### TASK PROMPT
Search the listing for the word "voff" and say how many lines have it, nothing besides.
::::
@@ -364,35 +368,71 @@
     if (lane_id() == 0) {
       atomicAdd(&sm.tbq[2], 1);
       const int c = atomicAdd(&sm.tbq[1], 1);
-      if (c > (int)(sizeof(sm.sec_ml) / sizeof(sm.sec_ml[0])) - 1) { *reinterpret_cast<volatile int*>(&sm.tbq[3]) = 2; return; }
-      sm.sec_i[c] = (short)i; sm.sec_j[c] = (short)j;
-      __builtin_amdgcn_fence(__ATOMIC_RELEASE, "workgroup");
-      *reinterpret_cast<volatile unsigned char*>(&sm.sec_ml[c]) = (unsigned char)(ml + 1);
+      if (c > CAP - 1) { atomicAdd(&sm.tbq[3], 2); return; }
+      atomicAdd(&sm.tbw[c], word(i, j, ml));
     }
   }
   __device__ __forceinline__ void done_one() {
-    if (lane_id() == 0 && atomicAdd(&sm.tbq[2], -1) == 1) *reinterpret_cast<volatile int*>(&sm.tbq[3]) = 1;
-  }
-  __device__ __forceinline__ void fail() { if (lane_id() == 0) *reinterpret_cast<volatile int*>(&sm.tbq[3]) = 2; }
-  __device__ __forceinline__ bool failed() const { return *reinterpret_cast<volatile int*>(&sm.tbq[3]) == 2; }
-};
-
-template <class SM, class FMLACC, class QUEUE>
+    if (lane_id() == 0 && atomicAdd(&sm.tbq[2], -1) == 1) atomicAdd(&sm.tbq[3], 1);
+  }
+  __device__ __forceinline__ void fail() { if (lane_id() == 0) atomicAdd(&sm.tbq[3], 2); }
+  __device__ __forceinline__ bool failed() const { return peek(&sm.tbq[3]) >= 2; }
+};
+
+struct HplGlobal {
+  const int* p;
+  __device__ __forceinline__ int operator()(int u) const { return p[u]; }
+};
+template <class SM> struct HplLds {
+  const SM* sm;
+  __device__ __forceinline__ int operator()(int u) const { return sm->hpl[u]; }
+};
+
+__device__ __forceinline__ bool tb_special_hairpin(const int* codes, const int* es, int cnt, int code, int lane, int& e) {
+  static_assert(MAX_SPECIAL <= WAVE, "one table entry per lane");
+  const int c = lane < cnt ? codes[lane] : -1, v = lane < cnt ? es[lane] : 0;
+  const int fl = first_lane(__ballot(c == code));
+  if (fl < 0) return false;
+  e = __builtin_amdgcn_readlane(v, fl);
+  return true;
+}
+
+template <class SM, class FMLACC, class HPLACC, class QUEUE>
 __device__ __forceinline__ bool mfe_traceback_q(SM& sm, const MfeArgs& A, const int32_t* __restrict__ Wc,
-                                       const FMLACC FML, const int32_t* __restrict__ EXT, QUEUE Q) {
+                                       const FMLACC FML, const HPLACC HPL, const int32_t* __restrict__ EXT, QUEUE Q) {
   const MfeTables& T = *A.T;
   const Plan& P = *A.plan;
   const int n = A.L, ld = A.ld, lane = lane_id();
   const int HALF = INF_DEV / 2;
   bool ok = true;
-  constexpr int NRND = (NPLAN + WAVE - 1) / WAVE;
+  constexpr int NRND = NPLAN_TB / WAVE;
   int tb_shape[NRND], tb_L[NRND];
-#pragma unroll
-  for (int rnd = 0; rnd < NRND; rnd++) {
-    const int k = rnd * WAVE + lane;
-    tb_shape[rnd] = k < NPLAN ? P.tb_shape[k] : (PK_STACK << 16);
-    tb_L[rnd] = k < NPLAN ? P.tb_L[k] : 0;
-  }
+  {
+    const auto rsP = __builtin_amdgcn_make_buffer_rsrc((void*)&P.tb_pack[0][0], (short)0, (int)sizeof(P.tb_pack), 0x00020000);
+    const int voff = as_vector(lane) * 8;
+#pragma unroll
+    for (int rnd = 0; rnd < NRND; rnd++) {
+      const auto v = __builtin_amdgcn_raw_buffer_load_b64(rsP, voff, rnd * WAVE * 8, 0);
+      tb_shape[rnd] = (int)v[0]; tb_L[rnd] = (int)v[1];
+    }
+  }
+  const int cMLbase = keep_i32(T.MLbase), cMLintern = keep_i32(T.MLintern), cMLclosing = keep_i32(T.MLclosing), cTermAU = keep_i32(T.TermAU);
+  const int n_tri = keep_i32(T.n_tri), n_tetra = keep_i32(T.n_tetra), n_hexa = keep_i32(T.n_hexa);
+  auto hairpin = [&](int i, int j, int t) -> int {
+    const int u = j - i - 1, e = HPL(u);
+    if (u == 3 || u == 4 || u == 6) {
+      int code = 0;
+      for (int k = 0; k < u + 2; k++) code |= sm.S[i + k] << (2 * k);
+      int es = 0;
+      if (u == 3) {
+        if (n_tri && tb_special_hairpin(T.tri_code, T.tri_e, n_tri, code, lane, es)) return es;
+        return e + (t > 2 ? cTermAU : 0);
+      }
+      if (u == 4 ? (n_tetra && tb_special_hairpin(T.tetra_code, T.tetra_e, n_tetra, code, lane, es))
+                 : (n_hexa && tb_special_hairpin(T.hexa_code, T.hexa_e, n_hexa, code, lane, es))) return es;
+    }
+    return e + sm.mmH[t * 16 + sm.S[i + 1] * 4 + sm.S[j - 1]];
+  };
   Q.init(n);
   auto sector = [&](int i, int j, const int ml) -> bool {
     bool have_pair = false;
::::
### ANSWER FOR THE TASK
2